Records from a collection

# # # # # # #

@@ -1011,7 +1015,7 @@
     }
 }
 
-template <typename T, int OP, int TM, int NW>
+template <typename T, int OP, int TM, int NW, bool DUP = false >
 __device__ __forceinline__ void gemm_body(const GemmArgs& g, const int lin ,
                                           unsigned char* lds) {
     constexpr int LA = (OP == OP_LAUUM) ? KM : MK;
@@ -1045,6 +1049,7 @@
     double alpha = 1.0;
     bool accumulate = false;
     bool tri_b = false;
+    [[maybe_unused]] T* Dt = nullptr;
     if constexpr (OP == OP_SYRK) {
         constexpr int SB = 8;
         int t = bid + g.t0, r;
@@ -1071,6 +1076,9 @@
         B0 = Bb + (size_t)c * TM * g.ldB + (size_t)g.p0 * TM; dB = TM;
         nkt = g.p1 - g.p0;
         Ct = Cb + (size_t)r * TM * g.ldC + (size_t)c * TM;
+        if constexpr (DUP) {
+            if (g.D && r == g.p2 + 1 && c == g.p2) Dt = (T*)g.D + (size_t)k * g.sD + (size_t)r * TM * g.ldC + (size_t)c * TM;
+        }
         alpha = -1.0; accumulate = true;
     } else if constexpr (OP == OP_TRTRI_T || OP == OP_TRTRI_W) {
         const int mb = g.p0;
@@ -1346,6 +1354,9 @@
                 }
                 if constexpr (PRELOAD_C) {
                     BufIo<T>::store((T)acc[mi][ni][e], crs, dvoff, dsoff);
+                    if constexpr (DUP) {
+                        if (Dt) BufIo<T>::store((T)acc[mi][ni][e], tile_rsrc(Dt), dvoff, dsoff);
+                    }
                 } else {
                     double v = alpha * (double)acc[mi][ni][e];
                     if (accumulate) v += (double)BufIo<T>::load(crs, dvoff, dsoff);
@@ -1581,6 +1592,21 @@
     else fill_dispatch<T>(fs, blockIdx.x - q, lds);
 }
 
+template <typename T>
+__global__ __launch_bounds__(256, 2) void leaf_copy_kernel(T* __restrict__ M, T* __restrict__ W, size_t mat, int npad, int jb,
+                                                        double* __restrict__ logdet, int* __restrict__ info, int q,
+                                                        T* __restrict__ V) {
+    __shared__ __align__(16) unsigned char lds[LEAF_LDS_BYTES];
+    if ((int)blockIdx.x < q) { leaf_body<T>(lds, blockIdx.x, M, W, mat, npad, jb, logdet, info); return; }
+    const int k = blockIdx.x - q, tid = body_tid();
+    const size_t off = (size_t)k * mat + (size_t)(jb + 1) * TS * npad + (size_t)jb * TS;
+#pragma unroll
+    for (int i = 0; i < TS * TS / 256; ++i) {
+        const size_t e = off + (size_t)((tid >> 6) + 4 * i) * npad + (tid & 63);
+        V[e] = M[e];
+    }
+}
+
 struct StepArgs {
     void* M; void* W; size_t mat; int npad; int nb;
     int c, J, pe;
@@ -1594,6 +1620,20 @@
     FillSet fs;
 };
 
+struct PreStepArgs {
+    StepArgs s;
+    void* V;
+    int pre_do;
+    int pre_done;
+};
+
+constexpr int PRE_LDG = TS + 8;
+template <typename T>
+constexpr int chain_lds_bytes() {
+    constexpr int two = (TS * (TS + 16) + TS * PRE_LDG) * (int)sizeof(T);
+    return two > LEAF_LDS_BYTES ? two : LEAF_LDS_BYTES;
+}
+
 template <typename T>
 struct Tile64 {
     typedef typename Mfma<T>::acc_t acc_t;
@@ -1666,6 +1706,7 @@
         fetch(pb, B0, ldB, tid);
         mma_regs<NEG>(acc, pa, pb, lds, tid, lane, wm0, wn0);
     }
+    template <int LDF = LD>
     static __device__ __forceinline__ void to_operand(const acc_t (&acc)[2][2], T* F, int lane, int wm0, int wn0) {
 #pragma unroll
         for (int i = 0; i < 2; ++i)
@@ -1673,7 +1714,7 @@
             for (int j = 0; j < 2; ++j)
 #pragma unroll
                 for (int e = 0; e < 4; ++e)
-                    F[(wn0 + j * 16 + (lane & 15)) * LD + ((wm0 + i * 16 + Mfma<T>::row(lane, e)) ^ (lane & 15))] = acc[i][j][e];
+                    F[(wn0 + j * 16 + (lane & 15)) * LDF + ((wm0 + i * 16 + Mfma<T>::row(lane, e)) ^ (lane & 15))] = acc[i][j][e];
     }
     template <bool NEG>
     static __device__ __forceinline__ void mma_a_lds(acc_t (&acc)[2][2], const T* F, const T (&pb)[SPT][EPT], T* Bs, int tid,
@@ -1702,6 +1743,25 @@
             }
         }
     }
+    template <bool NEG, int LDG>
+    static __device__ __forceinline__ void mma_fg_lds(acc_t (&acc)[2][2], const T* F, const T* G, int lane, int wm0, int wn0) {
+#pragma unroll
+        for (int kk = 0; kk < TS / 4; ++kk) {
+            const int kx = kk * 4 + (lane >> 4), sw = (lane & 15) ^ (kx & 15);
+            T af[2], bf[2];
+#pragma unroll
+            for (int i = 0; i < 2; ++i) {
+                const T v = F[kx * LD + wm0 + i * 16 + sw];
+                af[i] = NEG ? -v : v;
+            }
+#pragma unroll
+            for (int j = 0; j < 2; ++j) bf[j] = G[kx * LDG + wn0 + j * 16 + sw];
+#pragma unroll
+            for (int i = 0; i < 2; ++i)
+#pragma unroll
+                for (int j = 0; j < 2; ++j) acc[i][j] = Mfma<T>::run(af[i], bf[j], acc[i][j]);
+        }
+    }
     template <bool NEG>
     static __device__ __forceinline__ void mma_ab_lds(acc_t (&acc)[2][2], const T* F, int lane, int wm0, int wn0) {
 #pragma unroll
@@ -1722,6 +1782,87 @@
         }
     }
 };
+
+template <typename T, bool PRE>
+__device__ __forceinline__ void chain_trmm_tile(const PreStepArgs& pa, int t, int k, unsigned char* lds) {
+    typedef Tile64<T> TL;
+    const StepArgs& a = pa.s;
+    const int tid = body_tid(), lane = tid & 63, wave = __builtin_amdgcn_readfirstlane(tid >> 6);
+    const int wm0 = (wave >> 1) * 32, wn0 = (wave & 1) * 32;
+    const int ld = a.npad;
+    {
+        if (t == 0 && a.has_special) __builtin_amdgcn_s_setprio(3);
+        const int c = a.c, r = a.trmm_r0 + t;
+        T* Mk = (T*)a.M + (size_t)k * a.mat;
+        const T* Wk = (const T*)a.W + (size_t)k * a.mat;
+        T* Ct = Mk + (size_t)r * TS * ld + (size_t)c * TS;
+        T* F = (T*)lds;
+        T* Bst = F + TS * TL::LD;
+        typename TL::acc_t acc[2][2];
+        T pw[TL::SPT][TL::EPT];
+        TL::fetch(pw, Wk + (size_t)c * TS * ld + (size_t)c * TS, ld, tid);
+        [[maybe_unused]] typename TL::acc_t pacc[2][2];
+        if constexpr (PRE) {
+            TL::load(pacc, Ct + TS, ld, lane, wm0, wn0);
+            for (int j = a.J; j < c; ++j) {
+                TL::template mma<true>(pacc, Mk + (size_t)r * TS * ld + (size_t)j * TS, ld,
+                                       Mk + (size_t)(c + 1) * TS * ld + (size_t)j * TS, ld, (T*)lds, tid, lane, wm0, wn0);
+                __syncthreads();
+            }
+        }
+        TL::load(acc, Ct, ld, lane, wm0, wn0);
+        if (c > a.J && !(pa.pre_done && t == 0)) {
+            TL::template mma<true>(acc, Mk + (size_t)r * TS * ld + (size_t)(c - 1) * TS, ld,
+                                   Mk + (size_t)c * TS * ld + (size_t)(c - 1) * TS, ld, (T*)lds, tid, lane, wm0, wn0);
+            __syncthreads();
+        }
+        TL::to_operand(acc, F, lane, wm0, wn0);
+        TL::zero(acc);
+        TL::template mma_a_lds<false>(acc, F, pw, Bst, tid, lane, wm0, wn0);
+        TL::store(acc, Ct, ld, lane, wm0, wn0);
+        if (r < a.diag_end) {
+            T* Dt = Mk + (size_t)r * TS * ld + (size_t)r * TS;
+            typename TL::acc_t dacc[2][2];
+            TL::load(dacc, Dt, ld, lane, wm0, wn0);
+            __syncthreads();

# # # # # # #

If a line in the data above includes the string "typename", copy it.

EXERCISE RESPONSE:
-template <typename T, int OP, int TM, int NW>
+template <typename T, int OP, int TM, int NW, bool DUP = false >
+template <typename T>
+template <typename T>
 template <typename T>
     typedef typename Mfma<T>::acc_t acc_t;
+template <typename T, bool PRE>
+        typename TL::acc_t acc[2][2];
+        [[maybe_unused]] typename TL::acc_t pacc[2][2];
+            typename TL::acc_t dacc[2][2];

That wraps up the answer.